Collected data
+-------+

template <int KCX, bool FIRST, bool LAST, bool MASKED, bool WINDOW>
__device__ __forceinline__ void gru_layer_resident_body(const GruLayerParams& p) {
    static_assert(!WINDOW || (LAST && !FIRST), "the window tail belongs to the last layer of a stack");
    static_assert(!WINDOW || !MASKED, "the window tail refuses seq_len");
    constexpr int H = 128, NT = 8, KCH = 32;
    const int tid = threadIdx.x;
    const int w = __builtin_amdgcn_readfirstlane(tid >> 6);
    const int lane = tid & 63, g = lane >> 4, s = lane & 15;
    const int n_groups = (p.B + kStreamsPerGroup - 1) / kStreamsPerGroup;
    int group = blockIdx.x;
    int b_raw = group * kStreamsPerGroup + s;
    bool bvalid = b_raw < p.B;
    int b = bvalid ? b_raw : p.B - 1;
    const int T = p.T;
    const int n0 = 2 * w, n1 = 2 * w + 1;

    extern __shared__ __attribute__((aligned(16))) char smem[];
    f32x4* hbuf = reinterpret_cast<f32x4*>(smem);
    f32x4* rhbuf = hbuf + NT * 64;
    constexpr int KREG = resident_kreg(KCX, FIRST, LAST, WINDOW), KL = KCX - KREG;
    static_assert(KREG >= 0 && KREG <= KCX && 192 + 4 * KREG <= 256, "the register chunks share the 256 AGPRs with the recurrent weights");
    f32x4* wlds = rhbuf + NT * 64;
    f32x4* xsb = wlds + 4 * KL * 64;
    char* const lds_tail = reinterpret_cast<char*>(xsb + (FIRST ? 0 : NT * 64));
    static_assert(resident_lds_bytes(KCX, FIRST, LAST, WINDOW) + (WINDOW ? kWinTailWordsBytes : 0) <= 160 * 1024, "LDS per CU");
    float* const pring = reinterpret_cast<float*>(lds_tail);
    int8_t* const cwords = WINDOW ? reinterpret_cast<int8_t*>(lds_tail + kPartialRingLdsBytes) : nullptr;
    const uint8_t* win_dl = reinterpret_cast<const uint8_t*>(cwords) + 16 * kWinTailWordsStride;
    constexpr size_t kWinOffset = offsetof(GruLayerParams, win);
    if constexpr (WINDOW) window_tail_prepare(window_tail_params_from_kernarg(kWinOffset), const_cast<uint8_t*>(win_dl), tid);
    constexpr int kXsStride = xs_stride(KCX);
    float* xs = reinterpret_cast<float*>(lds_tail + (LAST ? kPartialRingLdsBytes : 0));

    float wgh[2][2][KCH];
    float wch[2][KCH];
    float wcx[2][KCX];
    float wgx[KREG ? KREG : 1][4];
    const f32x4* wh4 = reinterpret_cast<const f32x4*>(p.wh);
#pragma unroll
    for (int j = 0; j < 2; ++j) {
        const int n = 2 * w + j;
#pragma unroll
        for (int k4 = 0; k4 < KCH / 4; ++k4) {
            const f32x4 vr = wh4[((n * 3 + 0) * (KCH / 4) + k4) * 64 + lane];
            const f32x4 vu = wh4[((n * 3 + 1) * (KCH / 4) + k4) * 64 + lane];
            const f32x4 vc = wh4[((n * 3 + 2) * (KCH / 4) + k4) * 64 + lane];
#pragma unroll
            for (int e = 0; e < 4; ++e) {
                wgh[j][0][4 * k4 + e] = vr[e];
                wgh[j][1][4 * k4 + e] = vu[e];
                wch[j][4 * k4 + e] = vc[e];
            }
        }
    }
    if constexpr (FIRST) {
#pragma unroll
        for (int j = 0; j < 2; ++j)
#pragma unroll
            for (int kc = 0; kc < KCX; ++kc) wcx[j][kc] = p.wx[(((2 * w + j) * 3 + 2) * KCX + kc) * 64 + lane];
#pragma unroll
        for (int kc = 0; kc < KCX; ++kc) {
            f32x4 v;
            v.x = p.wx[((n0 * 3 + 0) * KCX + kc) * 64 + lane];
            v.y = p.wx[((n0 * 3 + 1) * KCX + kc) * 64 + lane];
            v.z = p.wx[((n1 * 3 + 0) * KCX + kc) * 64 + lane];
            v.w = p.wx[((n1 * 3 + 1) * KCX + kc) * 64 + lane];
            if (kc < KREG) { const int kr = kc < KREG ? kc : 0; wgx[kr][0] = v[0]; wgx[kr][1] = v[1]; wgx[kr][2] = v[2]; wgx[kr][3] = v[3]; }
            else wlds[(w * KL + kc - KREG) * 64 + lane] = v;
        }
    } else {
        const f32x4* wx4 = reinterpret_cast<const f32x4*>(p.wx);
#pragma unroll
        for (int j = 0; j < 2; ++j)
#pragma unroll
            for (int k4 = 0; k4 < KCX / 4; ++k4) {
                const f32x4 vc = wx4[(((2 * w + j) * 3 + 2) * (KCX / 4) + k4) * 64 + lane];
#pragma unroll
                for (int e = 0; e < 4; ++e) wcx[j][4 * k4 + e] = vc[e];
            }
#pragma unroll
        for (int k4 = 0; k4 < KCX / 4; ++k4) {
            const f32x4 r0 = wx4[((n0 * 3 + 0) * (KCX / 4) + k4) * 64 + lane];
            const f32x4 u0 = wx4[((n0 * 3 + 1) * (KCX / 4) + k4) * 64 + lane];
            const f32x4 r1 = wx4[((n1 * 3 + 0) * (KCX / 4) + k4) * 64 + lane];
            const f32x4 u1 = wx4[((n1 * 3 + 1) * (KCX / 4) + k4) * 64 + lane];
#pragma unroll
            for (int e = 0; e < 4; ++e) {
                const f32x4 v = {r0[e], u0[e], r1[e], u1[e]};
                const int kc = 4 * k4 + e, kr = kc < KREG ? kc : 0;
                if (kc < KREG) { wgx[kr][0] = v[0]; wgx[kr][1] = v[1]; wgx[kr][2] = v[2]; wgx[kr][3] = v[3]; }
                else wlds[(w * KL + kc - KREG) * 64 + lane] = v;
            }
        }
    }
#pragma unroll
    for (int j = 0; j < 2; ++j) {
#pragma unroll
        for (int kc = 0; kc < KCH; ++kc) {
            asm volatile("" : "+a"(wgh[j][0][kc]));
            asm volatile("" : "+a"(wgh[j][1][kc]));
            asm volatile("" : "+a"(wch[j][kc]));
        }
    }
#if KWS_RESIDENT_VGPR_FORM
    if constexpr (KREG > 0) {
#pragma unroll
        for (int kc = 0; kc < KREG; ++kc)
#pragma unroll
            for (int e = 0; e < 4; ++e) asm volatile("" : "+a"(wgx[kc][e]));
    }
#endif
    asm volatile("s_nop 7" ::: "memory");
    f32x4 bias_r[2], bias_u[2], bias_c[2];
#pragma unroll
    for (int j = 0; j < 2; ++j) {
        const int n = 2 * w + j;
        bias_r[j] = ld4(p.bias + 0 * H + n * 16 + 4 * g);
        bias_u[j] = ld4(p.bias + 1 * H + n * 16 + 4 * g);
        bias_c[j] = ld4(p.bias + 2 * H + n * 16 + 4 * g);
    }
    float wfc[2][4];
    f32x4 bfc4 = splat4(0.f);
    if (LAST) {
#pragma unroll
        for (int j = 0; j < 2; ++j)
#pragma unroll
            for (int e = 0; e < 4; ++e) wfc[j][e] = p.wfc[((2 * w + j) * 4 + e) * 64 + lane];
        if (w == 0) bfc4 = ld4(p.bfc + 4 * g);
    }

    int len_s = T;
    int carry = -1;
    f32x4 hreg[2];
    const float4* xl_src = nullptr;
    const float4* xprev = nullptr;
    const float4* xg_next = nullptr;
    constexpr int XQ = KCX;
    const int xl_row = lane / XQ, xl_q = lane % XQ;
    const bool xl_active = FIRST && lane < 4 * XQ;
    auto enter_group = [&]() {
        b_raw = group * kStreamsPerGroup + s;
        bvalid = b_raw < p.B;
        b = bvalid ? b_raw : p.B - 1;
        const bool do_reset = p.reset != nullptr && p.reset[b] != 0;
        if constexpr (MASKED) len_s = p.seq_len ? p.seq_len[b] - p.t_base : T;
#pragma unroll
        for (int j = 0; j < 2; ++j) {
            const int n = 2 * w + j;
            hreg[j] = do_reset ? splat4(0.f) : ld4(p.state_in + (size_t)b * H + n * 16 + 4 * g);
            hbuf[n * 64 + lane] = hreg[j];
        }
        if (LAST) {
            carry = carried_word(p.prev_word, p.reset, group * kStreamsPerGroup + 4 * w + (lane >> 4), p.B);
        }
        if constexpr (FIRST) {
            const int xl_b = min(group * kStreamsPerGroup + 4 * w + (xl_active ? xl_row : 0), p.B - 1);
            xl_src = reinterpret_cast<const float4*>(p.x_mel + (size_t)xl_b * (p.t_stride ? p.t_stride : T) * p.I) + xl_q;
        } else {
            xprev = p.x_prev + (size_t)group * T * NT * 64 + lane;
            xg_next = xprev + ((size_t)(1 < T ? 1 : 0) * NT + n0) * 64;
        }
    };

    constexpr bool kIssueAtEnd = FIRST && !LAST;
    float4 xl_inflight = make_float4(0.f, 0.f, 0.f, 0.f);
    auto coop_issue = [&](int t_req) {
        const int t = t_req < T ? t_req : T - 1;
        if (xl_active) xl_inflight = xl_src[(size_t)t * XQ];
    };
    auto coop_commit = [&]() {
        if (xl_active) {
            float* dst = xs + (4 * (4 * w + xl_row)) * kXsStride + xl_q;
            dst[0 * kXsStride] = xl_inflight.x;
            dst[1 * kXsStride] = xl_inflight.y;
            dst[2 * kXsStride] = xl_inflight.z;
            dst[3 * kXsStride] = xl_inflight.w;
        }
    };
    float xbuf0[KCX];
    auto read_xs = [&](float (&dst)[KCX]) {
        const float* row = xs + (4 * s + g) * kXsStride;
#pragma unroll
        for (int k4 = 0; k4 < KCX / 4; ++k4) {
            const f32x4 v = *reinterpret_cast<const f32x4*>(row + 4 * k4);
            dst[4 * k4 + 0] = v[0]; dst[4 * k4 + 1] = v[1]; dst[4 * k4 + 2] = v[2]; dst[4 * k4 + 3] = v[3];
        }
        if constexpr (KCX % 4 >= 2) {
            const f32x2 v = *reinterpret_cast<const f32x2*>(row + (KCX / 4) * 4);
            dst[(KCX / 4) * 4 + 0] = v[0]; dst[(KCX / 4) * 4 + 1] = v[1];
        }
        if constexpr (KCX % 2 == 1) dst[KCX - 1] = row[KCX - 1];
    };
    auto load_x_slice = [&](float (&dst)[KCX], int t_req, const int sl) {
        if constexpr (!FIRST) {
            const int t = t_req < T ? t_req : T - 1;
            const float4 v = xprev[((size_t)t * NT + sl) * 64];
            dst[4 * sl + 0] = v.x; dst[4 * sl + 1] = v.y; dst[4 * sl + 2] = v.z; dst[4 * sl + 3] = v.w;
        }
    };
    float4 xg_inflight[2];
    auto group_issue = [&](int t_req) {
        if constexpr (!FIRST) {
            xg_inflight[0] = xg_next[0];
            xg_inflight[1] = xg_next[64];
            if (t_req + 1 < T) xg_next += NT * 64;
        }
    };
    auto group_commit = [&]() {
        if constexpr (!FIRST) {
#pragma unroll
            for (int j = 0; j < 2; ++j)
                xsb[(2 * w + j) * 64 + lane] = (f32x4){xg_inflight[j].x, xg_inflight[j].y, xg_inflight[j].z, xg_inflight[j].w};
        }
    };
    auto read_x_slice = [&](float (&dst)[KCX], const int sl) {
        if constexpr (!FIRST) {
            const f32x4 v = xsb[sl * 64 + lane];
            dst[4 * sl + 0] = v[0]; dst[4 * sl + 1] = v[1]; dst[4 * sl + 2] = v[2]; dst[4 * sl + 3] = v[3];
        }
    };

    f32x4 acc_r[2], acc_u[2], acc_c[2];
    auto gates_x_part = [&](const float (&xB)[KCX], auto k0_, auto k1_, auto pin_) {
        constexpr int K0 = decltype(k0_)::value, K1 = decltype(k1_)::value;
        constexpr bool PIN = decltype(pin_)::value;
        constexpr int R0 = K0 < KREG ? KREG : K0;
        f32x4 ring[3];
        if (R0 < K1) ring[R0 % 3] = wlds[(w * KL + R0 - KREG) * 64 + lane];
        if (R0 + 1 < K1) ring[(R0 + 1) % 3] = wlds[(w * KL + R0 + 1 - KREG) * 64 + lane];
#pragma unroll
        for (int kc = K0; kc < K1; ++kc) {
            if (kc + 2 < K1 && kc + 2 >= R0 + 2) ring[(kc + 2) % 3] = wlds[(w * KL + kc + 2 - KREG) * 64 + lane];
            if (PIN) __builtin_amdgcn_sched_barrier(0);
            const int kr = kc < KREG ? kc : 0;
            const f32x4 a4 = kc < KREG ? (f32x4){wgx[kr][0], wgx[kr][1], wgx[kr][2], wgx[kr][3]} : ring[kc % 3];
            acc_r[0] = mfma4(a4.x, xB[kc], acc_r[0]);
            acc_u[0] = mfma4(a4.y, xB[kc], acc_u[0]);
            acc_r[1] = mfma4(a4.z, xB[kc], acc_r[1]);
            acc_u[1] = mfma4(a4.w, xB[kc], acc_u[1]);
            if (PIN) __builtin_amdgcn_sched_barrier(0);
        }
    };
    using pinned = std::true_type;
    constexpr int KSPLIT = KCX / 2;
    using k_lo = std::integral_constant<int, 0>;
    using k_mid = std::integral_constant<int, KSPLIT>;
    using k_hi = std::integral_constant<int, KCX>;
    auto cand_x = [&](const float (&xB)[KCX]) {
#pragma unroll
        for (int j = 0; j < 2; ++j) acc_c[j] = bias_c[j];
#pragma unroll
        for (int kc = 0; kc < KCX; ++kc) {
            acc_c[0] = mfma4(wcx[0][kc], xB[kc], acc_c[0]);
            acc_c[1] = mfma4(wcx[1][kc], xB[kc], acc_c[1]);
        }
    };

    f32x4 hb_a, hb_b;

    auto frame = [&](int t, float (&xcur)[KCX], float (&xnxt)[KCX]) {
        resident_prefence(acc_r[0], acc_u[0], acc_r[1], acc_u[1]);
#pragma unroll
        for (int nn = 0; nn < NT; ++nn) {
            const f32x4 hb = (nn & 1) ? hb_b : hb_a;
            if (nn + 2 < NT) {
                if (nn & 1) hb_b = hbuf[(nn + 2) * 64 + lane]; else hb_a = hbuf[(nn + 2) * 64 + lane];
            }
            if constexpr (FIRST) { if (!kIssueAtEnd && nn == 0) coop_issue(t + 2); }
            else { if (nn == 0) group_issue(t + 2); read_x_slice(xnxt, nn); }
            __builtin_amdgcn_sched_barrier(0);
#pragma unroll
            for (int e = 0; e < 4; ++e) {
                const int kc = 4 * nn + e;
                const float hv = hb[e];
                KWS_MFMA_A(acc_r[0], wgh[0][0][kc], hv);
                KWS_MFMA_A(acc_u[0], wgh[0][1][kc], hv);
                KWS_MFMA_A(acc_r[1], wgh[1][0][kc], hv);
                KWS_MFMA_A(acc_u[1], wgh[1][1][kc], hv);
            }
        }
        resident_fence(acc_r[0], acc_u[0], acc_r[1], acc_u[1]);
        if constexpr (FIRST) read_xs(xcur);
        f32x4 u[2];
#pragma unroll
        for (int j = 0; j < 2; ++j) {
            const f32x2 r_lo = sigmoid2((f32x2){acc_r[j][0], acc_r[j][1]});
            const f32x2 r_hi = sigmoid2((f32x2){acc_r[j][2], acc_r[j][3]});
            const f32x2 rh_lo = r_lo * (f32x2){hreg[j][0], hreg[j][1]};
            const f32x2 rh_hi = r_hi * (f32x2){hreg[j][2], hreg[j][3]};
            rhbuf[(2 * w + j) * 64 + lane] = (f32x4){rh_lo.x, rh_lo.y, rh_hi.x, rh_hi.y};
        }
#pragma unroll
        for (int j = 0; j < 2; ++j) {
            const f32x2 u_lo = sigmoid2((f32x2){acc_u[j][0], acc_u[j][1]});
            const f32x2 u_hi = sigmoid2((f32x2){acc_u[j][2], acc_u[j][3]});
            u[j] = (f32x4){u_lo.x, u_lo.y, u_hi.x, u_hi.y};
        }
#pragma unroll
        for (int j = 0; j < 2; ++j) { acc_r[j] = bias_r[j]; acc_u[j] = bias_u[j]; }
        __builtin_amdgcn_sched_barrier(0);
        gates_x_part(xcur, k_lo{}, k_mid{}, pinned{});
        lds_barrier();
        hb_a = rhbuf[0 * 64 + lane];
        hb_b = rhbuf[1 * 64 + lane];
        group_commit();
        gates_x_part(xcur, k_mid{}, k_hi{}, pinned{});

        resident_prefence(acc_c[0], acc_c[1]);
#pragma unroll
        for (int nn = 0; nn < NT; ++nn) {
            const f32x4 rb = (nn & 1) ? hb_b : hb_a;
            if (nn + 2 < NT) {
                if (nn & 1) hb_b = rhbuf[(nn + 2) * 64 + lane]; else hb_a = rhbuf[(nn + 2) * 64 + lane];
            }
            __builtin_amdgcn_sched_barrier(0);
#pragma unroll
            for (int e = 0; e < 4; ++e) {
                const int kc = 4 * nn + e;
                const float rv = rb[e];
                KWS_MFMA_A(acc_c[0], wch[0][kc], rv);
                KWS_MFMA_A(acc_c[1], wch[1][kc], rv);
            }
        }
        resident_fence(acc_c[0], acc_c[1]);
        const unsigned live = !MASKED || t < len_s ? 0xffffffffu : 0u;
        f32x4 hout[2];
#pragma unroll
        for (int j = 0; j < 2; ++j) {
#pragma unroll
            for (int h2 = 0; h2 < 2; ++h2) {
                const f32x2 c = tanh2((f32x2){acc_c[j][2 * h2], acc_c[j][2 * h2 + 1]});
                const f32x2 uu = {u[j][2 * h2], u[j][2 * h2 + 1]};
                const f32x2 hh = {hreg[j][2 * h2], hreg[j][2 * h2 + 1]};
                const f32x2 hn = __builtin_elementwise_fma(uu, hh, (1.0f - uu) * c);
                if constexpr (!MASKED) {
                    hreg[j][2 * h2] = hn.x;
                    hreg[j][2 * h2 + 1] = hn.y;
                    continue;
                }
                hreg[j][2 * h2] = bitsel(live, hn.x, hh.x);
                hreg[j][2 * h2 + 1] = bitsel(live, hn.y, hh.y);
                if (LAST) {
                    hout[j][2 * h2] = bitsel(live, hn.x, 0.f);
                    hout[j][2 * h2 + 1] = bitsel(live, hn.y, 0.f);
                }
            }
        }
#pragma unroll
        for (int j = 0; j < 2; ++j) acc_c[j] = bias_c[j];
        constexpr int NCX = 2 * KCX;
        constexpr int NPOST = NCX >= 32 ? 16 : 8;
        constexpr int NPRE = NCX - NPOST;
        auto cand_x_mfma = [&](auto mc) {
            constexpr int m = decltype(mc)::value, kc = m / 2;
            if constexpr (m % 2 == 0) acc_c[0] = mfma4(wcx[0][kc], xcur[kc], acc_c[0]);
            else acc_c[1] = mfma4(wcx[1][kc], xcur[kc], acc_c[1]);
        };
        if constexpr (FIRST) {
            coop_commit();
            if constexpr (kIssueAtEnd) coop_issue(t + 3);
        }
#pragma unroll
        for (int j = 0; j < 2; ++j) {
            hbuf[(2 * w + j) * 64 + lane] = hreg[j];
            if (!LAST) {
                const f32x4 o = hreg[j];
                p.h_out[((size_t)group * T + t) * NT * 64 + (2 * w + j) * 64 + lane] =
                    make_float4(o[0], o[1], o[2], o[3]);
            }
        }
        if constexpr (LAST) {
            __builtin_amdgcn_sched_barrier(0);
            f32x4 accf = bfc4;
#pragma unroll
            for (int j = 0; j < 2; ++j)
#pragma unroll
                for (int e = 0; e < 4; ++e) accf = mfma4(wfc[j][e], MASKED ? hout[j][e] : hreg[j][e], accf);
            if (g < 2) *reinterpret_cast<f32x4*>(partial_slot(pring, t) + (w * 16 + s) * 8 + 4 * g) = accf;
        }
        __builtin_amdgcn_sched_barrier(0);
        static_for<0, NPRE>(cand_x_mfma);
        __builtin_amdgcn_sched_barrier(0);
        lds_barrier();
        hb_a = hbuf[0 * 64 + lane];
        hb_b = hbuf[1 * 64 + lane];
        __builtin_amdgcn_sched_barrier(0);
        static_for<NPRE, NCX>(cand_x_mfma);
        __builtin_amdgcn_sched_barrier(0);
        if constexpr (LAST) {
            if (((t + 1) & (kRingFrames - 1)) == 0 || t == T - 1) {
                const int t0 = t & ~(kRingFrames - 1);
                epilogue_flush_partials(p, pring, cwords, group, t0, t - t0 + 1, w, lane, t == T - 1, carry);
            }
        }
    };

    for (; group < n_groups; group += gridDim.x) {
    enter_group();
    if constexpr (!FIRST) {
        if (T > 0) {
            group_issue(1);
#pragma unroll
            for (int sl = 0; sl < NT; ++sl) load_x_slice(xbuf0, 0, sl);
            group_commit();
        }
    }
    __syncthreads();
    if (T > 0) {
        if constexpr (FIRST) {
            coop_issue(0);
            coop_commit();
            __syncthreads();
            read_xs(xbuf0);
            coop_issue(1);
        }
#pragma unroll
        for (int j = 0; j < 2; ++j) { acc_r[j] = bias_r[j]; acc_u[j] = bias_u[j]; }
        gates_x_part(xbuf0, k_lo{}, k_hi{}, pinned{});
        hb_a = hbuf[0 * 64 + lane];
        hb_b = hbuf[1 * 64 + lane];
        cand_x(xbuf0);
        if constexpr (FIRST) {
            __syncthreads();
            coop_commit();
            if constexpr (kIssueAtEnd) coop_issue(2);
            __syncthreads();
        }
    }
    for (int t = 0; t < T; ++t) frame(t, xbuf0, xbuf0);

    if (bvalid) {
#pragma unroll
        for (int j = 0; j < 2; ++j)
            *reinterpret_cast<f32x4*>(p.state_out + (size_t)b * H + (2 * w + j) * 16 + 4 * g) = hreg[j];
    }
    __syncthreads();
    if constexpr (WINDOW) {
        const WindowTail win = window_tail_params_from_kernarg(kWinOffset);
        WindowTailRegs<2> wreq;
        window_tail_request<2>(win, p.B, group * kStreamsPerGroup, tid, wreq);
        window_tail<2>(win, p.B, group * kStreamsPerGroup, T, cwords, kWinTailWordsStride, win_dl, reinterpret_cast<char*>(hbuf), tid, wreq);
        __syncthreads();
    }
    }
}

+-------+

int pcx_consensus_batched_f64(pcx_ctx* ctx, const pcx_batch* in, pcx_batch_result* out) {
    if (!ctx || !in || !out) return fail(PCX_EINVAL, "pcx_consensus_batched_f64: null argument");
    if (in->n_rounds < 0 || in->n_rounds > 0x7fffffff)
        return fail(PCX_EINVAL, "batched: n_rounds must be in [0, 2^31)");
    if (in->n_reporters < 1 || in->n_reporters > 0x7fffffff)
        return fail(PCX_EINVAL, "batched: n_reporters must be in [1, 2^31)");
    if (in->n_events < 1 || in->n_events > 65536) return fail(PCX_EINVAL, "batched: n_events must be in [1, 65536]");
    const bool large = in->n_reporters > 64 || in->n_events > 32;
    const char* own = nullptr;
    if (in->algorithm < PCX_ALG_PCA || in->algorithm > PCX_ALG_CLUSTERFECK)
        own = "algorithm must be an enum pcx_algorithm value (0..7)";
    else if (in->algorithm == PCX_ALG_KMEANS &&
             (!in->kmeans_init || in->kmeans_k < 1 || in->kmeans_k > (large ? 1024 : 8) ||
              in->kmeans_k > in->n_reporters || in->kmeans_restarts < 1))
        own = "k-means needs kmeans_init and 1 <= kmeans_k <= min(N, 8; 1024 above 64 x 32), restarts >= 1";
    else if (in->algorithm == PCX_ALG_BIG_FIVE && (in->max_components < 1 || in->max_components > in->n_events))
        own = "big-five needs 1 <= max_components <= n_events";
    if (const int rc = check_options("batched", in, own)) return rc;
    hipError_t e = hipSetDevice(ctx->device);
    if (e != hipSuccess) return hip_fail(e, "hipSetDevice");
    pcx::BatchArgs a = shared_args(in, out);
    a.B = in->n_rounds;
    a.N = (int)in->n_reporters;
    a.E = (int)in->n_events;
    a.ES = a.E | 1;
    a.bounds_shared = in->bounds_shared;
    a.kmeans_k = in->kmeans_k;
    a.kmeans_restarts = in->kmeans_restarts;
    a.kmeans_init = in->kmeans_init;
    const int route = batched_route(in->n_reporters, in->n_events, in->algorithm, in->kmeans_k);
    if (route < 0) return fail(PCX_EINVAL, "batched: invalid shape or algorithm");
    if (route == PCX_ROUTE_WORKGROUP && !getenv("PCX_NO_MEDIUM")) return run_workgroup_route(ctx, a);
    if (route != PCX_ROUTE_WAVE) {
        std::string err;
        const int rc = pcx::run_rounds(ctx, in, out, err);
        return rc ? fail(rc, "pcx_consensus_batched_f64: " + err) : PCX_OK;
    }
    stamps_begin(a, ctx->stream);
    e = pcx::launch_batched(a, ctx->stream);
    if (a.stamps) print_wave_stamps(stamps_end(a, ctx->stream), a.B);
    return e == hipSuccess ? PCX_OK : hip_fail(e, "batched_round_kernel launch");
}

+-------+

## EXERCISE DIRECTIONS
If a line of the data contains "return", copy it out.

## YOUR SOLUTION
    if (!ctx || !in || !out) return fail(PCX_EINVAL, "pcx_consensus_batched_f64: null argument");
        return fail(PCX_EINVAL, "batched: n_rounds must be in [0, 2^31)");
        return fail(PCX_EINVAL, "batched: n_reporters must be in [1, 2^31)");
    if (in->n_events < 1 || in->n_events > 65536) return fail(PCX_EINVAL, "batched: n_events must be in [1, 65536]");
    if (const int rc = check_options("batched", in, own)) return rc;
    if (e != hipSuccess) return hip_fail(e, "hipSetDevice");
    if (route < 0) return fail(PCX_EINVAL, "batched: invalid shape or algorithm");
    if (route == PCX_ROUTE_WORKGROUP && !getenv("PCX_NO_MEDIUM")) return run_workgroup_route(ctx, a);
        return rc ? fail(rc, "pcx_consensus_batched_f64: " + err) : PCX_OK;
    return e == hipSuccess ? PCX_OK : hip_fail(e, "batched_round_kernel launch");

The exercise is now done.